[Data supplied — start]

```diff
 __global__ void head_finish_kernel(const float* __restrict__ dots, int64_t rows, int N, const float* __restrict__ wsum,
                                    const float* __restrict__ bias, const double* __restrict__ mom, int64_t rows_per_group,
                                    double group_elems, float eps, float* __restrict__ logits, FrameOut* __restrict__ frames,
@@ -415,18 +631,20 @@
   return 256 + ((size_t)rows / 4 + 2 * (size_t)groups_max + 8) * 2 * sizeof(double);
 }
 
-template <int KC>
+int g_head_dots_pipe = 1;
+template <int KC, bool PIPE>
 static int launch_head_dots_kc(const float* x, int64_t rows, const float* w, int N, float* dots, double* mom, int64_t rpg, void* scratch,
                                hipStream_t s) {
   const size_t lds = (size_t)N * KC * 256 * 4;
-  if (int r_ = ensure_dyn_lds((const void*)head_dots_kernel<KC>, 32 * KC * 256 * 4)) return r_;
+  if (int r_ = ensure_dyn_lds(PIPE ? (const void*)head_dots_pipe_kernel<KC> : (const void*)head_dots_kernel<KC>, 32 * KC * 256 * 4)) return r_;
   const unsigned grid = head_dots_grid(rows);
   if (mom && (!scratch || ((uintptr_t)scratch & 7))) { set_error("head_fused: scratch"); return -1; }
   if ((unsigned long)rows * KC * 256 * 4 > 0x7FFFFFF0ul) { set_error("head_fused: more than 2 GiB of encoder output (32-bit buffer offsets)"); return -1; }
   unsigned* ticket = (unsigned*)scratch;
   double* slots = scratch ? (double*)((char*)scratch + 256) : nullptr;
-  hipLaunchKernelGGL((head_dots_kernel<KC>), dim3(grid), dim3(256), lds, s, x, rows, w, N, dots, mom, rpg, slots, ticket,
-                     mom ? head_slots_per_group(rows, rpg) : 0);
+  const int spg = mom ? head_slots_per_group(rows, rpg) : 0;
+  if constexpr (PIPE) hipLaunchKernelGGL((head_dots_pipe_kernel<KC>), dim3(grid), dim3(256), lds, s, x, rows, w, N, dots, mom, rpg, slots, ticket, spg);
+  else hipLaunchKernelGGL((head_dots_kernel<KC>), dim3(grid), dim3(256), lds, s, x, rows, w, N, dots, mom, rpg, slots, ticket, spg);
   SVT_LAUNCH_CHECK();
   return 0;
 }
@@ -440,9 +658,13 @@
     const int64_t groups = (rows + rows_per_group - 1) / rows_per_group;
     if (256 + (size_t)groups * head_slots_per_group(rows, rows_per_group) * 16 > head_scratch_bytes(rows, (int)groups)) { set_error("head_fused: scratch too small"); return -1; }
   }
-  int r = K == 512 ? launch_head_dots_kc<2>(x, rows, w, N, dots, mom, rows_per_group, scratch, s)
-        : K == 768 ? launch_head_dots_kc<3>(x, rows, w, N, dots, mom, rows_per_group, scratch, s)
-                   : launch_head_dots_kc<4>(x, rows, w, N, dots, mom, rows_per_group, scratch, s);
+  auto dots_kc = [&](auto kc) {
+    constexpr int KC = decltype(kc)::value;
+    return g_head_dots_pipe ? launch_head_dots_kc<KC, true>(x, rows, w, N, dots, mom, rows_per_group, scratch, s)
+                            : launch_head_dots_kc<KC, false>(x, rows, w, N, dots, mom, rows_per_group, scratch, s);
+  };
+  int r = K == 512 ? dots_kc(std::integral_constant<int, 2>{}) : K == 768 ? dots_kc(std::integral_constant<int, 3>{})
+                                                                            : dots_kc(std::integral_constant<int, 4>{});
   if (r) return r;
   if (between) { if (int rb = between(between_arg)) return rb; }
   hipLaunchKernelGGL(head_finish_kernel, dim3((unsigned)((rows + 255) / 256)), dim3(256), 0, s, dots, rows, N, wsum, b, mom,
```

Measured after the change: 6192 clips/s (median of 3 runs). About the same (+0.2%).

[Data supplied — finish]

Exercise → May I have all of the records repeated exactly?

Solved problem →
```diff
 __global__ void head_finish_kernel(const float* __restrict__ dots, int64_t rows, int N, const float* __restrict__ wsum,
                                    const float* __restrict__ bias, const double* __restrict__ mom, int64_t rows_per_group,
                                    double group_elems, float eps, float* __restrict__ logits, FrameOut* __restrict__ frames,
@@ -415,18 +631,20 @@
   return 256 + ((size_t)rows / 4 + 2 * (size_t)groups_max + 8) * 2 * sizeof(double);
 }
 
-template <int KC>
+int g_head_dots_pipe = 1;
+template <int KC, bool PIPE>
 static int launch_head_dots_kc(const float* x, int64_t rows, const float* w, int N, float* dots, double* mom, int64_t rpg, void* scratch,
                                hipStream_t s) {
   const size_t lds = (size_t)N * KC * 256 * 4;
-  if (int r_ = ensure_dyn_lds((const void*)head_dots_kernel<KC>, 32 * KC * 256 * 4)) return r_;
+  if (int r_ = ensure_dyn_lds(PIPE ? (const void*)head_dots_pipe_kernel<KC> : (const void*)head_dots_kernel<KC>, 32 * KC * 256 * 4)) return r_;
   const unsigned grid = head_dots_grid(rows);
   if (mom && (!scratch || ((uintptr_t)scratch & 7))) { set_error("head_fused: scratch"); return -1; }
   if ((unsigned long)rows * KC * 256 * 4 > 0x7FFFFFF0ul) { set_error("head_fused: more than 2 GiB of encoder output (32-bit buffer offsets)"); return -1; }
   unsigned* ticket = (unsigned*)scratch;
   double* slots = scratch ? (double*)((char*)scratch + 256) : nullptr;
-  hipLaunchKernelGGL((head_dots_kernel<KC>), dim3(grid), dim3(256), lds, s, x, rows, w, N, dots, mom, rpg, slots, ticket,
-                     mom ? head_slots_per_group(rows, rpg) : 0);
+  const int spg = mom ? head_slots_per_group(rows, rpg) : 0;
+  if constexpr (PIPE) hipLaunchKernelGGL((head_dots_pipe_kernel<KC>), dim3(grid), dim3(256), lds, s, x, rows, w, N, dots, mom, rpg, slots, ticket, spg);
+  else hipLaunchKernelGGL((head_dots_kernel<KC>), dim3(grid), dim3(256), lds, s, x, rows, w, N, dots, mom, rpg, slots, ticket, spg);
   SVT_LAUNCH_CHECK();
   return 0;
 }
@@ -440,9 +658,13 @@
     const int64_t groups = (rows + rows_per_group - 1) / rows_per_group;
     if (256 + (size_t)groups * head_slots_per_group(rows, rows_per_group) * 16 > head_scratch_bytes(rows, (int)groups)) { set_error("head_fused: scratch too small"); return -1; }
   }
-  int r = K == 512 ? launch_head_dots_kc<2>(x, rows, w, N, dots, mom, rows_per_group, scratch, s)
-        : K == 768 ? launch_head_dots_kc<3>(x, rows, w, N, dots, mom, rows_per_group, scratch, s)
-                   : launch_head_dots_kc<4>(x, rows, w, N, dots, mom, rows_per_group, scratch, s);
+  auto dots_kc = [&](auto kc) {
+    constexpr int KC = decltype(kc)::value;
+    return g_head_dots_pipe ? launch_head_dots_kc<KC, true>(x, rows, w, N, dots, mom, rows_per_group, scratch, s)
+                            : launch_head_dots_kc<KC, false>(x, rows, w, N, dots, mom, rows_per_group, scratch, s);
+  };
+  int r = K == 512 ? dots_kc(std::integral_constant<int, 2>{}) : K == 768 ? dots_kc(std::integral_constant<int, 3>{})
+                                                                            : dots_kc(std::integral_constant<int, 4>{});
   if (r) return r;
   if (between) { if (int rb = between(between_arg)) return rb; }
   hipLaunchKernelGGL(head_finish_kernel, dim3((unsigned)((rows + 255) / 256)), dim3(256), 0, s, dots, rows, N, wsum, b, mom,
```

Measured after the change: 6192 clips/s (median of 3 runs). About the same (+0.2%).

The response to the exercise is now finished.